> **Task**
In the entries below, find the lines that include "take" and give their number as the whole reply.

-- Records to process follows --

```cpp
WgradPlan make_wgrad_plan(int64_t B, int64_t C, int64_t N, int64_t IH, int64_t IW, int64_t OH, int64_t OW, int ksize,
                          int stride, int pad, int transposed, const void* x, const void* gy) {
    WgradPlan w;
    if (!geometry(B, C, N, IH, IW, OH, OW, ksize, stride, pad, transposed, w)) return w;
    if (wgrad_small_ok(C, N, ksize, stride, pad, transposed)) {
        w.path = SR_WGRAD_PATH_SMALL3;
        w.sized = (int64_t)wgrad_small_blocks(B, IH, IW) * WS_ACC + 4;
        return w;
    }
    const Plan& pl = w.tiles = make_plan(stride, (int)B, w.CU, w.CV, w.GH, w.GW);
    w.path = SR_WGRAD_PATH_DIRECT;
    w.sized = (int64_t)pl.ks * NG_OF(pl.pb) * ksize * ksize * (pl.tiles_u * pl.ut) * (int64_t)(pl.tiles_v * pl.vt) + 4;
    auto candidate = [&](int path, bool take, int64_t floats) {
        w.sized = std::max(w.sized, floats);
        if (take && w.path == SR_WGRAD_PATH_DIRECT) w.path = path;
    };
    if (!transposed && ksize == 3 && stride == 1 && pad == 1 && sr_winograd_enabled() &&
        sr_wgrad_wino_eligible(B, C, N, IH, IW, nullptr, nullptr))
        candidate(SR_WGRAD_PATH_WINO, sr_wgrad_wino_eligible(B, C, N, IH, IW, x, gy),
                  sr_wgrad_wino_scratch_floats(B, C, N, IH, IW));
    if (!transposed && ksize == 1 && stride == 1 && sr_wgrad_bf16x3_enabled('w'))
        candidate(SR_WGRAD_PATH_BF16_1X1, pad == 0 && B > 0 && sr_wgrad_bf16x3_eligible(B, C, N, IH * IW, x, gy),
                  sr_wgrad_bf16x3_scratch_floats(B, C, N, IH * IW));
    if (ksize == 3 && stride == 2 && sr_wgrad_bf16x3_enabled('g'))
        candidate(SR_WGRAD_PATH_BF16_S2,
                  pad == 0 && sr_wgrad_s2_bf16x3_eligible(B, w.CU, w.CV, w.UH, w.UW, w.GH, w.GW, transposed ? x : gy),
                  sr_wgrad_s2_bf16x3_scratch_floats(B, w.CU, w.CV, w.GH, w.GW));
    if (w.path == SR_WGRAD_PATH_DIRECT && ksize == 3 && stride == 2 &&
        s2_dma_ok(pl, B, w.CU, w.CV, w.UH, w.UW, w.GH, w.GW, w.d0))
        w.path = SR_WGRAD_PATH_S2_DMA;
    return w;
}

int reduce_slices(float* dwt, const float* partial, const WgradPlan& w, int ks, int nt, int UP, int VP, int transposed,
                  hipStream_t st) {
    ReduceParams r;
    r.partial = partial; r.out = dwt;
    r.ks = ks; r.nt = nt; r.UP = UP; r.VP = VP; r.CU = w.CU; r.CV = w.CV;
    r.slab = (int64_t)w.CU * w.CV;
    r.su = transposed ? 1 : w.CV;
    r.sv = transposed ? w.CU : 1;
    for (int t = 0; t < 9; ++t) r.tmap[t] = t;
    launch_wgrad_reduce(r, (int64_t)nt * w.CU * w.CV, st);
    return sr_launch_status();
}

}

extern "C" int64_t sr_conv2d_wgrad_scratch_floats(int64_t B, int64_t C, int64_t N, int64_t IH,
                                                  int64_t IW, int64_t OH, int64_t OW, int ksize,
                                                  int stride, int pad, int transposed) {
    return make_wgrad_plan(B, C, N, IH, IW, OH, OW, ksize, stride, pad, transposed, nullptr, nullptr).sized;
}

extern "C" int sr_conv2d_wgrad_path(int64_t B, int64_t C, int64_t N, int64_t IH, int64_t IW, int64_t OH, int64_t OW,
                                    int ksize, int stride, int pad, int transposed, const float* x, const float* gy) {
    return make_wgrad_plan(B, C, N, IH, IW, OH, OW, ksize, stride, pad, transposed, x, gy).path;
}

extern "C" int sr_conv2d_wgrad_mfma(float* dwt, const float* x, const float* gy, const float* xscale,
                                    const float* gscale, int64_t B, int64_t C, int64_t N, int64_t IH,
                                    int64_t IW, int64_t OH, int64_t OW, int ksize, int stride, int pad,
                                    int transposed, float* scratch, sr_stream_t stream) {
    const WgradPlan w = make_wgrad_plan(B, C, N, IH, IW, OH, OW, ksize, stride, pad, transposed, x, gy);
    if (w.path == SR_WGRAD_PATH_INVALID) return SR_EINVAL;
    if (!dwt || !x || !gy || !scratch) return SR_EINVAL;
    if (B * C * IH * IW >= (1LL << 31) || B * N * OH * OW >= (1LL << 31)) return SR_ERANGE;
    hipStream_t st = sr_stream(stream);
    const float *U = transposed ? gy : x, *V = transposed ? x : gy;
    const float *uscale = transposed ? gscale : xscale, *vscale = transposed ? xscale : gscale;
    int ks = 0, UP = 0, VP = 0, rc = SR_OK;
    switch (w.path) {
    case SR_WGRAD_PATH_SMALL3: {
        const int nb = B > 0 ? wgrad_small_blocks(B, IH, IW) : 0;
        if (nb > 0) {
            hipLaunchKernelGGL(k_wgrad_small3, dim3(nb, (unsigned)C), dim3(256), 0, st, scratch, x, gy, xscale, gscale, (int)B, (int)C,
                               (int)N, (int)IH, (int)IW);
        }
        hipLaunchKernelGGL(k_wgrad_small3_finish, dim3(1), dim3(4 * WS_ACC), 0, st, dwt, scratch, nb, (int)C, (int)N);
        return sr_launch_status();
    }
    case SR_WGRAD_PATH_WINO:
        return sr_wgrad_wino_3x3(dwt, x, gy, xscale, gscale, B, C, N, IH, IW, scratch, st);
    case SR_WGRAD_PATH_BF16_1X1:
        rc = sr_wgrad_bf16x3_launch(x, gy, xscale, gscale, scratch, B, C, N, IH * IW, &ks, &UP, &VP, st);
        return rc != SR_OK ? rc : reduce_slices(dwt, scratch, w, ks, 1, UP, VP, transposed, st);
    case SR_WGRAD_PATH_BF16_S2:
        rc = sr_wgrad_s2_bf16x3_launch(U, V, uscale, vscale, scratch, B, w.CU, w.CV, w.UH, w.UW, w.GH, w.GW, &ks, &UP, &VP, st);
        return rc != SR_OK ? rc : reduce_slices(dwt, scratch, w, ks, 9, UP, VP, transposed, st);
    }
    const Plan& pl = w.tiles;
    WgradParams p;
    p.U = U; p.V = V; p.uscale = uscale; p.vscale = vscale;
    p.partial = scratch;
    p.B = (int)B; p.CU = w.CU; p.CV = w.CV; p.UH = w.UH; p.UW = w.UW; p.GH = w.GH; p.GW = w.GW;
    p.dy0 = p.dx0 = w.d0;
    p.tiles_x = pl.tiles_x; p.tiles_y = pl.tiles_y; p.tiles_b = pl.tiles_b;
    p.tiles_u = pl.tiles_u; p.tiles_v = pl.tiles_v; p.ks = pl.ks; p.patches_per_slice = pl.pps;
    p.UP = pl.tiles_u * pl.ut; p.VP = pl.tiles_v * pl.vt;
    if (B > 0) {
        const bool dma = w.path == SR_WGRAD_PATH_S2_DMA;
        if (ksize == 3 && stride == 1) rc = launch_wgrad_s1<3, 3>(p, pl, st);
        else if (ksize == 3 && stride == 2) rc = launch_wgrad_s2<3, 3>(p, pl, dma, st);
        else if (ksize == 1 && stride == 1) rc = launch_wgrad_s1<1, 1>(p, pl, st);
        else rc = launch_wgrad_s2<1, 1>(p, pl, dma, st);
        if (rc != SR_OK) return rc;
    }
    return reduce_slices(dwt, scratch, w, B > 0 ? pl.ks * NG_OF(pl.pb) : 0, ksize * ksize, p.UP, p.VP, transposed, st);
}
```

-- Records to process concluded --

> **Result below**
2